**What is needed**
Below are entries; work out how many of their lines hold "profiles", giving only that number.

[Stored data entries]

Segment Open

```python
step(False)
torch.cuda.synchronize()
side = torch.cuda.Stream()
side.wait_stream(torch.cuda.current_stream())
with torch.cuda.stream(side):
    step(True)
torch.cuda.current_stream().wait_stream(side)
torch.cuda.synchronize()
gr = torch.cuda.CUDAGraph()
with torch.cuda.graph(gr):
    step(True)
for _ in range(5):
    gr.replay()
torch.cuda.synchronize()
trace.zero_()
e0, e1 = torch.cuda.Event(enable_timing=True), torch.cuda.Event(enable_timing=True)
e0.record(); gr.replay(); e1.record()
torch.cuda.synchronize()
ms = e0.elapsed_time(e1)
tr = trace.cpu().numpy()[:, :, :NS].astype(np.float64)
print(f"# {torch.cuda.get_device_name()}: one replay of {N_LAYERS} launches in {ms:.3f} ms = {1e3 * ms / N_LAYERS:.1f} us per launch (stamps on)")
rel_start = np.mean([tr[l] - tr[l, :, 0].min() for l in range(1, N_LAYERS)], axis=0) / 1e3
table(rel_start, f"us after this launch's first CTA started; mean of launches 1..{N_LAYERS - 1} of one replay")
print()
rel_prev = np.mean([tr[l] - tr[l - 1, :, 9].max() for l in range(1, N_LAYERS)], axis=0) / 1e3
table(rel_prev, f"us after the previous launch's last CTA stored its output; mean of launches 1..{N_LAYERS - 1}")
print()
per = np.array([tr[l, :, 9].max() - tr[l - 1, :, 9].max() for l in range(1, N_LAYERS)]) / 1e3
print(f"last-CTA-done to last-CTA-done per launch: median {np.median(per):.2f} us, min {per.min():.2f}, max {per.max():.2f}")
print("prelude split (median CTA, us after the previous launch's last CTA):")
for i in PRELUDE:
    print(f"  {names[i].strip():46s} {np.median(rel_prev[:, i]):8.2f}")
```

Measured before the change: 165.5.

## Split top-k selection onto gate warps with named barriers, overlap shared-expert work

Top-k selection now runs only in the four gate warps using a named-barrier handshake. The other warps finish their shared-expert slice and prime the routed gate/up prefetch after the gate warps signal their inputs are read, then wait on a second named barrier for the ids. This replaces a full-CTA selection and __syncthreads so that selection overlaps with the shared-expert GEMV. It also drops a trailing __threadfence and forces prime_u to be at least 1. The named-barrier IDs and thread counts add risk of deadlock or races if arrive/sync counts mismatch.

New measurement: 169.3 (median of 6 runs). 2.3% higher.

```diff
diff --git a/ktransformers_b200/csrc/gate.cuh b/ktransformers_b200/csrc/gate.cuh
--- a/ktransformers_b200/csrc/gate.cuh
+++ b/ktransformers_b200/csrc/gate.cuh
@@ -77,7 +77,7 @@
     const float* bias;
     const float* partial;
 };
-template <int BAR>
+template <int BAR, int ARRIVE = 0>
 __device__ void gate_select_token(const GateParams& pin, int t, float* sm, int64_t* idx_out, float* w_out, float* logits_out) {
     const GateSel p{pin.E, pin.S, pin.top_k, pin.n_group, pin.topk_group, pin.scoring, pin.topk_method, pin.norm_topk_prob,
                     pin.routed_scaling_factor, pin.bias, pin.partial};
@@ -156,6 +156,7 @@
             choice[e] = c[i];
         }
     }
+    if (ARRIVE) asm volatile("bar.arrive %0, %1;" ::"n"(ARRIVE), "r"(blockDim.x) : "memory");
     gate_sync<BAR>();
 
     if (p.n_group > 1 && p.topk_method != 1) {
diff --git a/ktransformers_b200/csrc/moe_block.cu b/ktransformers_b200/csrc/moe_block.cu
--- a/ktransformers_b200/csrc/moe_block.cu
+++ b/ktransformers_b200/csrc/moe_block.cu
@@ -85,6 +85,9 @@
 __device__ __forceinline__ void block_stamp(const BlockParams& p, int i) {
     if (threadIdx.x == 0) trace_stamp(p, i);
 }
+__device__ __forceinline__ void trace_latest(const BlockParams& p, int i) {
+    if (p.trace) atomicMax(p.trace + blockIdx.x * 16 + i, ep_now());
+}
 
 __device__ __forceinline__ float4 load_x4(const void* x, long i4, int type) {
     if (type == KTB200_TYPE_F32) return reinterpret_cast<const float4*>(x)[i4];
@@ -277,6 +280,37 @@
         p.g.w[(long)t * k + threadIdx.x] = sh.w[threadIdx.x];
     }
     __syncthreads();
+}
+
+constexpr int kBarTopkIn = 2, kBarIds = 3;
+__device__ __forceinline__ void named_bar_sync(int id, int n) { asm volatile("bar.sync %0, %1;" ::"r"(id), "r"(n) : "memory"); }
+__device__ __forceinline__ void named_bar_arrive(int id, int n) { asm volatile("bar.arrive %0, %1;" ::"r"(id), "r"(n) : "memory"); }
+
+__device__ __forceinline__ void blk_select_fused(int t) {
+    extern __shared__ __align__(16) uint8_t smem[];
+    BlockShared& sh = *reinterpret_cast<BlockShared*>(smem);
+    const BlockParams& p = sh.prm;
+    const BlockLay L = block_layout<8>(p, smem);
+    const int k = p.k;
+    gate_select_token<1, kBarTopkIn>(p.g, t, L.sel, sh.ids, sh.w, blockIdx.x == 0 ? p.g.logits_out : nullptr);
+    block_stamp(p, 12);
+    if (threadIdx.x < 32) {
+        const int j = threadIdx.x, e0 = p.s_gate ? 1 : 0;
+        const long e = j < k ? (long)sh.ids[j] - p.id_offset : -1;
+        const bool own = e >= 0 && e < p.n_local;
+        const unsigned m = __ballot_sync(0xffffffffu, own);
+        if (own) sh.vs[e0 + __popc(m & ((1u << j) - 1u))] = j;
+        if (j == 0) {
+            sh.nv = e0 + __popc(m);
+            sh.skip = ~m & ((1u << k) - 1u);
+        }
+    }
+    if (blockIdx.x == 0 && threadIdx.x < k) {
+        p.g.idx[(long)t * k + threadIdx.x] = sh.ids[threadIdx.x];
+        p.g.w[(long)t * k + threadIdx.x] = sh.w[threadIdx.x];
+    }
+    named_bar_sync(1, kGateThreads);
+    named_bar_arrive(kBarIds, blockDim.x);
 }
 
 __device__ __forceinline__ void entry_slice(int I, int ie, int& r0, int& len) {
@@ -488,23 +522,33 @@
         blk_router_ring(t, waited, bar_u32, ring_u32, phase);
         block_stamp(p, 2);
         grid_arrive(p.sync, gen);
+        block_stamp(p, 14);
         if (has_shared && warp >= kGateWarps) {
             int r0, nr;
             entry_slice(p.I, 0, r0, nr);
             const int first = warp - kGateWarps, st = W - kGateWarps;
             start_list(0, 1, first, (nr - first + st - 1) / st, st);
         }
-#pragma unroll
-        for (int s = 0; s < SU; s++)
-            if (s < p.prime_u) issue_u();
         grid_wait(p.sync, gen);
         block_stamp(p, 3);
+        if (warp >= kGateWarps) {
+            named_bar_sync(kBarTopkIn, blockDim.x);
+#pragma unroll
+            for (int s = 0; s < SU; s++)
+                if (s < p.prime_u) issue_u();
+        }
         const BlockLay L = block_layout<DownFmt::kBs>(p, smem);
         const uint8_t* ring = smem + (ring_u32 - (uint32_t)__cvta_generic_to_shared(smem));
 #pragma unroll 1
         for (int list = 0; list < 2; list++) {
             if (list == 1) {
-                blk_select(t);
+                if (warp < kGateWarps) {
+                    blk_select_fused(t);
+                } else {
+                    if (lane == 0) trace_latest(p, 13);
+                    named_bar_sync(kBarIds, blockDim.x);
+                    if (warp == kGateWarps && lane == 0) trace_stamp(p, 10);
+                }
                 block_stamp(p, 4);
                 const int e0 = has_shared ? 1 : 0, nv = sh.nv;
                 const unsigned G = gridDim.x, s0 = (blockIdx.x + (unsigned)e0) % G;
@@ -641,7 +685,6 @@
             p.sync[0] = 0;
             p.sync[1] = 0;
         }
-        __threadfence();
     }
 }
 
@@ -1413,7 +1456,7 @@
     p.stage_d = reinterpret_cast<float*>(m->blk_stage + blk_ready_words(c) * (size_t)(QK_K + 32));
     for (int r = 0; r < 3; r++) { p.pf[r] = (const uint8_t*)m->pf[r]; p.pf_bytes[r] = (unsigned)m->pf_bytes[r]; }
     static const int prime_u = [] { const char* e = getenv("KTB200_BLK_PRIME_U"); return e ? atoi(e) : 3; }();
-    p.prime_u = prime_u;
+    p.prime_u = prime_u > 0 ? prime_u : 1;
 
     void* args[] = {&p};
     const void* fn;
diff --git a/profiles/block_trace.py b/profiles/block_trace.py
--- a/profiles/block_trace.py
+++ b/profiles/block_trace.py
@@ -36,9 +36,10 @@
 n_sm = torch.cuda.get_device_properties(torch.cuda.current_device()).multi_processor_count
 names = ["start", "x quantised (under barrier 1)", "router partials written", "grid barrier 1 passed", "top-k selected",
          "gate/up done (CTA)", "entry 0 ready (its a in smem)", "last entry ready (its a in smem)", "down tiles done (CTA)", "combined + stored",
-         "  (top-k done, before the work-list build)", "first routed gate/up row landed (warp 0)"]
+         "  (selection barrier passed: every warp starts the routed rows)", "first routed gate/up row landed (warp 0)",
+         "  (top-k done in warps 0..3: the ids are there)", "  (warps 4.. done with the shared expert's slice)", "  (CTA arrived: every warp's router units done)"]
 NS = len(names)
-PRELUDE = [0, 2, 1, 3, 10, 4, 11]
+PRELUDE = [0, 1, 2, 14, 3, 12, 13, 10, 4, 11]
 
 
 def table(t, title):
```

Segment Closed

**Reply to the task**
3